# All that career tests do is...



## abitsilly (Mar 4, 2010)

All career tests do is make you think about what you might like. Heres a shorter test that might help.
You get to choose a job in a large company with lots of job options, you get the same money for any job you choose... now what job would you choose?


----------



## skycloud86 (Jul 15, 2009)

Anything? I suppose I would go for a creative job where I could work by myself.


----------



## Midnight Runner (Feb 14, 2010)

Do you really mean anything? Anything at all? Because if so...I would love to listen to music all day, though I doubt that is an actual job.
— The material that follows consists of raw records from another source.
static int cost_slice(ppgpu_ctx* c, const CostLaunch& m) {
    const PPParams& p = m.p;
    hipStream_t st = c->stream;
    hipEvent_t* ev = c->ev_ring[c->ev_slot];
    if (c->timing) HIP_TRY(hipEventRecord(ev[EV_BEGIN], st));
    hipLaunchKernelGGL(c->solve_all_words ? pp_k_solve_edges_all_words : pp_k_solve_edges, dim3((unsigned)((p.n_edges + 255) / 256)), dim3(256), 0, st, p);
    if (m.share) {
        const unsigned mark_threads = m.sweep_list ? PP_MARK_THREADS : PP_MARK_THREADS_PLAIN;
        hipLaunchKernelGGL(pp_k_mark_sweeps, dim3((unsigned)((p.n_edges + mark_threads - 1) / mark_threads)), dim3(mark_threads), 0, st, p);
    }
    if (c->timing) HIP_TRY(hipEventRecord(ev[EV_SOLVED], st));
    if (m.skip_chunks) {
        int epw = 256 / p.nch;
        if (epw < 1) epw = 1;
        if (epw > PP_PLAN_EDGES_MAX) epw = PP_PLAN_EDGES_MAX;
        const unsigned blocks = (unsigned)((p.n_edges + epw - 1) / epw);
        const bool many = p.n_obst > PP_WAVE;
        void (*planner)(PPParams, int);
        if (m.sweep_list) planner = m.gaussian ? (many ? pp_k_plan_skips_gaussian_many : (c->plan_spans ? pp_k_plan_skips_gaussian : pp_k_plan_skips_gaussian_chunkwise))
                                               : (many ? pp_k_plan_skips_many : (c->plan_spans ? pp_k_plan_skips : pp_k_plan_skips_chunkwise));
        else planner = m.gaussian ? (many ? pp_k_plan_skips_gaussian_many_direct : (c->plan_spans ? pp_k_plan_skips_gaussian_direct : pp_k_plan_skips_gaussian_chunkwise_direct))
                                  : (many ? pp_k_plan_skips_many_direct : (c->plan_spans ? pp_k_plan_skips_direct : pp_k_plan_skips_chunkwise_direct));
        hipLaunchKernelGGL(planner, dim3(blocks, (unsigned)((epw * p.nch + 255) / 256)), dim3(256), 0, st, p, epw);
    }
    void (*pose)(PPParams) = m.sweep_list ? (m.gaussian ? pp_k_pose_sweep_gaussian : pp_k_pose_sweep) : (m.gaussian ? pp_k_pose_sweep_gaussian_direct : pp_k_pose_sweep_direct);
    hipLaunchKernelGGL(pose, dim3((unsigned)((p.n_edges + PP_WPB - 1) / PP_WPB)), dim3(PP_WPB * 64), 0, st, p);
    if (c->timing) HIP_TRY(hipEventRecord(ev[EV_POSED], st));
    if (m.prepasses) hipLaunchKernelGGL(p.approach_list ? pp_k_approach_events : pp_k_approach_events_direct, dim3((unsigned)((p.n_edges + PP_APPROACH_THREADS - 1) / PP_APPROACH_THREADS)), dim3(PP_APPROACH_THREADS), 0, st, p);
    if (c->timing) HIP_TRY(hipEventRecord(ev[EV_APPROACHED], st));
    hipLaunchKernelGGL(m.gaussian ? pp_k_cover_sweep_gaussian : pp_k_cover_sweep, dim3(resident_grid(c, m.gaussian, p.n_edges)), dim3(PP_WPB * 64), 0, st, p);
    if (m.lane_finish)
        hipLaunchKernelGGL(pp_k_cover_finish, dim3((unsigned)((p.n_edges + PP_FINISH_THREADS - 1) / PP_FINISH_THREADS)), dim3(PP_FINISH_THREADS), 0, st, p);
    if (c->timing) HIP_TRY(hipEventRecord(ev[EV_COVERED], st));
    return PPGPU_OK;
}

static int tsp_table_pass(ppgpu_ctx* c, const PPParams& p) {
    const bool point = p.heuristic == PPGPU_H_TSP_POINT_ALL || p.heuristic == PPGPU_H_TSP_POINT_K;
    const bool dubins = p.heuristic == PPGPU_H_TSP_DUBINS_ALL || p.heuristic == PPGPU_H_TSP_DUBINS_K;
    if (!point && !dubins) return PPGPU_OK;
    const int range_min = dubins ? c->tsp_dubins_min : c->tsp_table_min, range_max = dubins ? c->tsp_dubins_max : c->tsp_table_max;
    if (range_max <= 0 || !p.child || p.stride <= 0 || p.n_edges <= 0) return PPGPU_OK;
    hipStream_t st = c->stream;
    PPTspTableArgs q;
    q.out = p.out; q.child = p.child; q.stride = p.stride; q.n_edges = p.n_edges;
    q.heuristic = p.heuristic; q.tsp_k = p.tsp_k; q.ribw = p.ribw; q.max_speed = p.max_speed; q.tpf = p.tpf; q.h_rho = p.h_rho;
    q.min_ribbons = range_min; q.max_ribbons = range_max;
    q.list = c->tsp_list.p; q.list_cap = (unsigned)c->tsp_list.cap; q.count = (unsigned*)(c->tsp_words.p + 2); q.stats = c->tsp_words.p;
    q.slots = c->tsp_slots.p; q.bytes = c->tsp_slots.cap;
    q.T = dubins ? c->tsp_T.p : nullptr;
    if (dubins && q.list_cap > PP_TT_TCAP) q.list_cap = PP_TT_TCAP;
    if (c->timing) HIP_TRY(hipEventRecord(c->t_tsp.ev[0], st));
    HIP_TRY(hipMemsetAsync(c->tsp_words.p + 2, 0, sizeof(unsigned long long), st));
    hipLaunchKernelGGL(pp_k_tsp_table_list, dim3((unsigned)((p.n_edges + 255) / 256)), dim3(256), 0, st, q);
    const long long grid = p.n_edges < PP_TT_GRID ? p.n_edges : PP_TT_GRID;
    if (dubins) hipLaunchKernelGGL(pp_k_tsp_table_dubins_T, dim3((unsigned)grid), dim3(256), 0, st, q);
    hipLaunchKernelGGL(dubins ? pp_k_tsp_table_dubins : pp_k_tsp_table, dim3((unsigned)grid), dim3(PP_TT_THREADS), 0, st, q);
    if (c->timing) { HIP_TRY(hipEventRecord(c->t_tsp.ev[1], st)); c->t_tsp.ms_earlier = 0; c->t_tsp.timed = true; }
    return PPGPU_OK;
}

static int cost_heuristic_tail(ppgpu_ctx* c, const CostLaunch& m) {
    const PPParams& p = m.p;
    const long long total = p.n_edges;
    hipStream_t st = c->stream;
    const dim3 per_wave((unsigned)((total + PP_H_WPB - 1) / PP_H_WPB));
    if (p.heuristic == PPGPU_H_TSP_DUBINS_ALL || p.heuristic == PPGPU_H_TSP_DUBINS_K)
        hipLaunchKernelGGL(pp_k_heuristic_dubins, per_wave, dim3(PP_H_WPB * 64), 0, st, p);
    else if (!m.fuse_h)
        hipLaunchKernelGGL(pp_k_heuristic, per_wave, dim3(PP_H_WPB * 64), 0, st, p);
    if (m.forked) {
        HIP_TRY(hipEventRecord(c->ev_fork, st));
        HIP_TRY(hipStreamWaitEvent(c->side_stream, c->ev_fork, 0));
        hipLaunchKernelGGL(pp_k_heuristic_listed, per_wave, dim3(PP_H_WPB * 64), 0, c->side_stream, p);
        HIP_TRY(hipEventRecord(c->ev_join, c->side_stream));
    }
    if (m.defer_h) {
        hipLaunchKernelGGL(pp_k_deferred_list, dim3((unsigned)((total + 256 * PP_DL_PER - 1) / (256 * PP_DL_PER))), dim3(256), 0, st, p);
        hipLaunchKernelGGL(pp_k_heuristic_lanes, dim3((unsigned)((total * PP_HL_SPLIT + PP_HL_THREADS - 1) / PP_HL_THREADS) + PP_HL_MAX_N), dim3(PP_HL_THREADS), 0, st, p);
    }
    if (p.heuristic == PPGPU_H_TSP_POINT_K)
        hipLaunchKernelGGL(pp_k_heuristic_big, dim3((unsigned)(total < PP_BIG_GRID ? total : PP_BIG_GRID)), dim3(PP_BIG_WPB * 64), 0, st, p);
    if (m.forked) HIP_TRY(hipStreamWaitEvent(st, c->ev_join, 0));
    int rc = tsp_table_pass(c, p);
    if (rc) return rc;
    if (m.share) hipLaunchKernelGGL(pp_k_share_fanout, dim3((unsigned)((total + 15) / 16)), dim3(256), 0, st, p, m.share_child ? 1 : 0);
    return PPGPU_OK;
}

In a real life situation, I would love to be a lead research physicist in thermal, plasma, or astrophysics.


----------



## firedell (Aug 5, 2009)

Anything? Pay me to sit at my computer all day. :tongue:


----------



## Parttime muse (Feb 8, 2010)

A job where I can work outdoors and be creative at the same time.


----------



## The Proof (Aug 5, 2009)

counseling xD


----------



## Decon (Dec 9, 2008)

I'd want to be an outside source Admin assistant to the CEO, Pres, or a high up mangement.


----------



## Abuwabu (Nov 25, 2009)

inebriato said:


> Anything? Pay me to sit at my computer all day. :tongue:


Shouldn't be too hard to sort that out - that's pretty much any cubicle job


----------



## Obstructions (Feb 21, 2010)

Security Guard....lol


----------



## Monte (Feb 17, 2010)

Dog Training/Rehabilitation! <3


----------



## LeafStew (Oct 17, 2009)

Most highly paid job in company are the one that the most fun. So it wouldn't change anything for me, even though I wouldn't be in there for the money.
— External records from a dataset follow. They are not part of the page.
+template <typename T, int PRIO>
+__global__ __launch_bounds__(512) void conv3x3_pp64_kernel(sp_conv_params p, int total, int prio) {
+    constexpr int E = 16 / (int)sizeof(T), KC = P64_KC, TH = P64_TH, HP = P64_HP;
+    constexpr int HALO_INSTR = P64_HALO_INSTR, HALO_BUF = P64_HALO_BUF, HPW = P64_HPW, W_BYTES = P64_W_BYTES, W_PER = P64_W_PER, W_INSTR = P64_W_INSTR;
+    static_assert(E == 8, "16-bit operands");
+    extern __shared__ __attribute__((aligned(16))) char smem[];
+    const int tid = threadIdx.x, lane = tid & 63;
+    const int wave = __builtin_amdgcn_readfirstlane(tid >> 6);
+    const int wpx = wave;
+    const bool half_b = wave >= 4;
+    const int H = p.h, W = p.w_, CIN = p.cin_p;
+    const int tiles_x = W / P64_TW, tiles_y = H / TH;
+    const int kchunks = (CIN + KC - 1) / KC;
+    const T* __restrict__ wg = reinterpret_cast<const T*>(p.w);
+    const unsigned lds_base = (unsigned)(uintptr_t)((__attribute__((address_space(3))) char*)smem);
+    const int GR = gridDim.x;
+    int bid = blockIdx.x;
+    if ((GR & 7) == 0) bid = (bid & 7) * (GR >> 3) + (bid >> 3);
+    const int my_items = (total - bid + GR - 1) / GR;
+    const int nchunks = my_items * kchunks;
+    if (nchunks <= 0) return;
+
+    {
+        float* bias_l = reinterpret_cast<float*>(smem + P64_OFF_BIAS);
+        for (int i = tid; i < P64_CO; i += 512) bias_l[i] = (p.bias != nullptr && i < p.cout) ? p.bias[i] : 0.f;
+    }
+
+    constexpr unsigned OOB = 0x80000000u, OOB_C = 0x40000000u;
+    const int up = p.in_up2 ? 1 : 0;
+    const int HS = H >> up, WS = W >> up;
+    auto uniform_ptr = [](const void* q) {
+        const unsigned long long v = (unsigned long long)(uintptr_t)q;
+        const unsigned lo = __builtin_amdgcn_readfirstlane((unsigned)v), hi = __builtin_amdgcn_readfirstlane((unsigned)(v >> 32));
+        return (void*)(uintptr_t)(((unsigned long long)hi << 32) | lo);
+    };
+    const __amdgpu_buffer_rsrc_t x_rsrc = __builtin_amdgcn_make_buffer_rsrc(uniform_ptr(p.x), 0,
+        __builtin_amdgcn_readfirstlane(p.n * HS * WS * CIN * (int)sizeof(T)), 0x00020000);
+    const __amdgpu_buffer_rsrc_t w_rsrc = __builtin_amdgcn_make_buffer_rsrc(uniform_ptr(wg), 0,
+        __builtin_amdgcn_readfirstlane(p.cout * 9 * CIN * (int)sizeof(T)), 0x00020000);
+    const int ls = ((lane & 3) ^ ((lane >> 3) & 3)) * E;
+    unsigned h_off[HPW], w_off[W_PER];
+    struct Coords { int tx_i, ty_i, n; };
+    Coords cur, nxt;
+    int s_tx, s_ty, s_n;
+    {
+        int t = bid;
+        cur.tx_i = t % tiles_x; t /= tiles_x;
+        cur.ty_i = t % tiles_y; cur.n = t / tiles_y;
+        t = GR;
+        s_tx = t % tiles_x; t /= tiles_x;
+        s_ty = t % tiles_y; s_n = t / tiles_y;
+    }
+    auto advance = [&](const Coords& c) {
+        Coords r;
+        r.tx_i = c.tx_i + s_tx; int cy = r.tx_i >= tiles_x ? 1 : 0; r.tx_i -= cy ? tiles_x : 0;
+        r.ty_i = c.ty_i + s_ty + cy; cy = r.ty_i >= tiles_y ? 1 : 0; r.ty_i -= cy ? tiles_y : 0;
+        r.n = c.n + s_n + cy;
+        return r;
+    };
+    nxt = advance(cur);
+    auto set_halo_desc = [&](const Coords& c) {
+        const int n = c.n, ty0 = c.ty_i * TH, tx0 = c.tx_i * P64_TW;
+        int l4 = lane >> 2;
+        asm volatile("" : "+v"(l4));
+#pragma unroll
+        for (int i = 0; i < HPW; ++i) {
+            const int hp = (i * 8 + wave) * 16 + l4;
+            const int hy = hp / HP, hx = hp - hy * HP;
+            const int yy = ty0 - 1 + hy, xx = tx0 - 1 + hx;
+            const bool ok = hx < P64_TW + 2 && hy < P64_HR && (unsigned)yy < (unsigned)H && (unsigned)xx < (unsigned)W;
+            h_off[i] = ok ? (unsigned)((((n * HS + (yy >> up)) * WS + (xx >> up)) * CIN + ls) * (int)sizeof(T)) : OOB;
+        }
+    };
+    auto w_ls = [&](int i) { return ((lane & 3) ^ (((lane >> 3) & 1) | (((wave * W_PER + i) & 1) << 1))) * E; };
+    auto set_w_desc = [&]() {
+        int l4 = lane >> 2;
+        asm volatile("" : "+v"(l4));
+#pragma unroll
+        for (int i = 0; i < W_PER; ++i) {
+            const int row = (wave * W_PER + i) * 16 + l4;
+            const int ts = row / P64_CO, co = row % P64_CO;
+            w_off[i] = (wave * W_PER + i < W_INSTR && co < p.cout) ? (unsigned)(((co * 9 + ts * 3) * CIN + w_ls(i)) * (int)sizeof(T)) : OOB;
+        }
+    };
+    auto dma = [&](__amdgpu_buffer_rsrc_t rsrc, unsigned dst, unsigned voff) {
+        __builtin_amdgcn_raw_ptr_buffer_load_lds(rsrc, (__attribute__((address_space(3))) void*)(smem + dst), 16, (int)voff, 0, 0, 0);
+    };
+    auto issue_halo_piece = [&](int i, bool valid, int c0, int slot) {
+        const unsigned add = c0 + ls < CIN ? (unsigned)(c0 * (int)sizeof(T)) : OOB_C;
+        const int q = i * 8 + wave;
+        const unsigned m = (valid && q < HALO_INSTR) ? 0xffffffffu : 0u;
+        dma(x_rsrc, ((unsigned)(slot * HALO_BUF + q * 1024) & m) | ((unsigned)P64_OFF_DUMMY & ~m), ((h_off[i] + add) & m) | (OOB & ~m));
+    };
+    auto issue_w_piece = [&](int i, bool valid, int c0, int ds, int slot) {
+        const unsigned base = (unsigned)((ds * CIN + c0) * (int)sizeof(T));
+        const unsigned add = c0 + w_ls(i) < CIN ? base : OOB_C;
+        const unsigned m = (valid && wave * W_PER + i < W_INSTR) ? 0xffffffffu : 0u;
+        dma(w_rsrc, ((unsigned)(P64_OFF_W + slot * W_BYTES + (wave * W_PER + i) * 1024) & m) | ((unsigned)P64_OFF_DUMMY & ~m),
+            ((w_off[i] + add) & m) | (OOB & ~m));
+    };
+
+    const int frow = lane & 15, fslot = lane >> 4;
+    const unsigned a_addr = lds_base + P64_OFF_W + ((frow >> 2) * 16 + (frow & 3)) * 64 +
+                            ((fslot ^ (((frow >> 1) & 1) | (((frow >> 2) & 1) << 1))) << 4);
+    unsigned b_addr[3];
+#pragma unroll
+    for (int ds = 0; ds < 3; ++ds)
+        b_addr[ds] = lds_base + ((RW * wpx) * HP + frow + ds) * 64 + ((fslot ^ (((frow + ds) >> 1) & 3)) << 4);
+    const int co_b = (lane >> 4) * 16;
+    const unsigned bias_addr = lds_base + P64_OFF_BIAS + co_b * 4;
+
+    const bool bias_in_acc = p.bias != nullptr && !up && p.img_scale == nullptr;
+    f32x4_t acc[4][NFR];
+    uint4 b4[4];
+    auto bias_fetch = [&](bool live) {
+#pragma unroll
+        for (int i = 0; i < 4; ++i) b4[i] = make_uint4(0, 0, 0, 0);
+        if (bias_in_acc && live) {
+            lds_rd128<0>(b4[0], bias_addr); lds_rd128<16>(b4[1], bias_addr); lds_rd128<32>(b4[2], bias_addr); lds_rd128<48>(b4[3], bias_addr);
+            wait_lgkm<0>();
+        }
+    };
+
+    set_halo_desc(cur);
+    set_w_desc();
+#pragma unroll
+    for (int i = 0; i < HPW; ++i) issue_halo_piece(i, true, 0, 0);
+#pragma unroll
+    for (int ds = 0; ds < 3; ++ds)
+#pragma unroll
+        for (int i = 0; i < W_PER; ++i) issue_w_piece(i, true, 0, ds, ds);
+    wait_vmcnt<2 * W_PER>();
+    asm volatile("s_waitcnt lgkmcnt(0)" ::: "memory");
+    __builtin_amdgcn_s_barrier();
+    __builtin_amdgcn_sched_barrier(0);
+    bias_fetch(true);
+    auto acc_from_bias = [&]() {
+#pragma unroll
+        for (int i = 0; i < 4; ++i)
+#pragma unroll
+            for (int j = 0; j < NFR; ++j) acc[i][j] = __builtin_bit_cast(f32x4_t, b4[i]);
+    };
+    acc_from_bias();
+    if (half_b) __builtin_amdgcn_s_barrier();
+    if ((prio & 2) && half_b) __builtin_amdgcn_s_setprio(1);
+
+    f32x4_t pend[4][NFR];
+    long poff0 = 0;
+    bool parked = false;
+    const bool wide = co_b < p.cout;
+    const T* const op_src[2] = {reinterpret_cast<const T*>(p.mask_src), reinterpret_cast<const T*>(p.res1)};
+    uint4 opd[2][2];
+    auto operands_landed = [&]() {
+#pragma unroll
+        for (int o = 0; o < 2; ++o)
+#pragma unroll
+            for (int h = 0; h < 2; ++h) asm volatile("" :: "v"(opd[o][h].x), "v"(opd[o][h].y), "v"(opd[o][h].z), "v"(opd[o][h].w));
+    };
+    auto foff = [&](int j) { return poff0 + ((long)(j / FW) * W + (j % FW) * 16) * p.ldy; };
+    auto load_operands = [&](auto jc) {
+        constexpr int j = decltype(jc)::value;
+        if (wide) {
+#pragma unroll
+            for (int o = 0; o < 2; ++o)
+                if (op_src[o] != nullptr) {
+                    const T* q = op_src[o] + foff(j);
+                    opd[o][0] = *reinterpret_cast<const uint4*>(q);
+                    opd[o][1] = *reinterpret_cast<const uint4*>(q + 8);
+                }
+        }
+    };
+    auto piece = [&](auto jc) {
+        constexpr int j = decltype(jc)::value;
+        operands_landed();
+        if (wide) {
+            f32x4_t v[4];
+#pragma unroll
+            for (int i = 0; i < 4; ++i) v[i] = pend[i][j];
+            auto with_operand = [&](int o, auto&& apply) {
+#pragma unroll
+                for (int k = 0; k < 8; ++k) {
+                    const uint4& u = opd[o][k >> 2];
+                    const uint32_t w = (k & 3) == 0 ? u.x : (k & 3) == 1 ? u.y : (k & 3) == 2 ? u.z : u.w;
+                    v[k >> 1][2 * (k & 1)] = apply(v[k >> 1][2 * (k & 1)], h16_lo_to_f32(w));
+                    v[k >> 1][2 * (k & 1) + 1] = apply(v[k >> 1][2 * (k & 1) + 1], h16_hi_to_f32(w));
+                }
+            };
+            if (p.mask_src != nullptr) {
+                const float slope = p.mask_neg_slope;
+                with_operand(0, [&](float a, float t) { return a * (t > 0.f ? 1.f : slope); });
+            }
+            if (p.res1 != nullptr) with_operand(1, [](float a, float t) { return a + t; });
+            if (p.act == SP_ACT_LRELU) {
+#pragma unroll
+                for (int i = 0; i < 4; ++i) {
+                    const f32x4_t sv = v[i] * 0.2f;
+#pragma unroll
+                    for (int r = 0; r < 4; ++r) {
+                        const float av = v[i][r], s1 = sv[r];
+                        float mv;
+                        asm("v_max_f32 %0, %1, %2" : "=v"(mv) : "v"(av), "v"(s1));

I wouldn't like a job that requires as main skill to be lazy..


----------



## Saboteur (Dec 28, 2009)

Behavioral neuroscientific research.


----------



## openedskittles (May 24, 2009)

Mestarious said:


> Most highly paid job in company are the one that the most fun. So it wouldn't change anything for me, even though I wouldn't be in there for the money.
> 
> I wouldn't like a job that requires as main skill to be lazy..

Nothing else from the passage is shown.